A Japanese businessman with terminal cancer held an “end-of-life” shindig Monday so he could thank the people who made his time on Earth special.

Satoru Anzaki, the 80-year-old former head of manufacturer Komatsu, threw the bash for 1,000 friends, colleagues and former schoolmates after learning in October that he has gallbladder cancer.

Rather than mourn, he decided to cut a rug.

“I have enjoyed my life very much. I thought that being despondent is not in my nature,” he told a new conference after the bash, according to the BBC. “I am satisfied that I could say ‘thank you’ to people I encountered in life.”

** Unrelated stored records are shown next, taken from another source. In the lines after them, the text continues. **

int conv_plan(const avsr_conv_params* p, int pass, ConvPlan& pl) {
  if (p->dtype != AVSR_BF16 && p->dtype != AVSR_F32) return AVSR_E_DTYPE;
  const bool bf = p->dtype == AVSR_BF16;
  pl = ConvPlan{};
  pl.path = bf ? AVSR_CONV_PATH_GLDS : AVSR_CONV_PATH_REG;
  const int64_t ktot = (int64_t)p->kh * p->kw * p->cin, ew = p->cout * ktot;
  const int64_t ex = ((int64_t)p->nimg * p->hin * p->win - 1) * p->ldx + p->cin;
  const int64_t ey = ((int64_t)p->nimg * p->hout * p->wout - 1) * p->ldy + p->cout;
  if (pass == AVSR_CONV_WGRAD) {
    set_extents(pl, bf, ey, ex);
    pl.bm = row_tile(p->cout, (int)ktot, p->groups, false);
    if (p->nimg * p->hout * p->wout == 0) return 0;
    const WgradPlan sized = wgrad_plan(p, pl.bm, bf, true);
    const int patch = !bf ? 0 : wpatch_ok(p) ? AVSR_CONV_PATH_WPATCH : stem_wpatch_ok(p) ? AVSR_CONV_PATH_STEM_WPATCH : 0;
    pl.ws_floats = patch == AVSR_CONV_PATH_WPATCH        ? (int64_t)WP_BLOCKS * 64 * WP_COLS
                   : patch == AVSR_CONV_PATH_STEM_WPATCH ? (int64_t)SWP_BLOCKS * 64 * SWP_COLS
                   : sized.slab                          ? (int64_t)p->groups * sized.splits * p->cout * ktot
                                                         : 0;
    if (p->ws && patch) pl.path = patch;
    pl.w = p->ws ? sized : wgrad_plan(p, pl.bm, bf, false);
    return 0;
  }
  const bool fwd = pass == AVSR_CONV_FWD;
  const int M = p->nimg * (fwd ? p->hout * p->wout : p->hin * p->win), N = fwd ? p->cout : p->cin;
  if (fwd) set_extents(pl, bf && (p->cin % 64) == 0, ex, ew);
  else set_extents(pl, bf && (p->cout % 64) == 0 && (p->sh == 1 || p->sh == 2) && p->sw == p->sh, ey, ew);
  if (!fwd && s2_phase(p, pl)) {
    pl.path = AVSR_CONV_PATH_S2;
    S2Class cl[4];
    s2_classes(p, cl);
    for (int q = 0; q < 4; ++q) {
      const int Mc = p->nimg * cl[q].hc * cl[q].wc;
      pl.cls_bm[q] = row_tile(Mc, N, 1, true);
      pl.cls_tiles[q] = (Mc + pl.cls_bm[q] - 1) / pl.cls_bm[q];
      pl.tiles += pl.cls_tiles[q];
    }
    return 0;
  }
  if (patch_ok(p, pl) && !(fwd && (p->bias || p->act || p->res || p->preact))) {
    pl.path = AVSR_CONV_PATH_PATCH;
    pl.bm = PCfg::BM;
  } else {
    pl.bm = row_tile(M, N, p->groups, bf);
  }
  pl.tiles = (M + pl.bm - 1) / pl.bm;
  return 0;
}

__global__ __launch_bounds__(256) void wgrad_reduce_kernel(float* ws, int splits, int chunks, int64_t mn,
                                                           float* dw, int64_t dw_gstride) {
  const int g = blockIdx.y, c = blockIdx.z;
  float* w = ws + (int64_t)g * splits * mn;
  float* d = dw + (int64_t)g * dw_gstride;
  const int nch = chunks < 0 ? -chunks : chunks;
  for (int64_t i = ((int64_t)blockIdx.x * 256 + threadIdx.x) * 4; i < mn; i += (int64_t)gridDim.x * 1024) {
    f32x4 s = {0.f, 0.f, 0.f, 0.f};
    if (chunks < 0) {
      for (int q = 0; q < nch; ++q) s += *(const f32x4*)(w + (int64_t)((int64_t)splits * q / nch) * mn + i);
    } else {
      const int s0 = (int)((int64_t)splits * c / chunks), s1 = (int)((int64_t)splits * (c + 1) / chunks);
      for (int q = s0; q < s1; ++q) s += *(const f32x4*)(w + (int64_t)q * mn + i);
      if (chunks > 1) {
        *(f32x4*)(w + (int64_t)s0 * mn + i) = s;
        continue;
// ... 1 lines not shown
    }
#pragma unroll
    for (int r = 0; r < 4; ++r) d[i + r] += s[r];
  }
}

Anzaki got the grim news that he had a form of cancer that could not be treated by surgery in October, but by Nov. 20, he’d taken out an ad in financial newspaper The Nikkei heralding the party, according to The UK Telegraph.

“As I want to maximize the quality of life during the time I have left, I have decided not to receive treatment given the side effects,” Anzaki said of his decision not to seek chemotherapy.

He threw the party in a Tokyo hotel decorated with memories from his life, and even brought in a group of dancers from his home prefecture of Tokushima to keep the mood from dipping, it was reported.

“I am also suffering from an illness so it got me thinking how I want to live the rest of my life,” one former employee told national broadcaster NHK.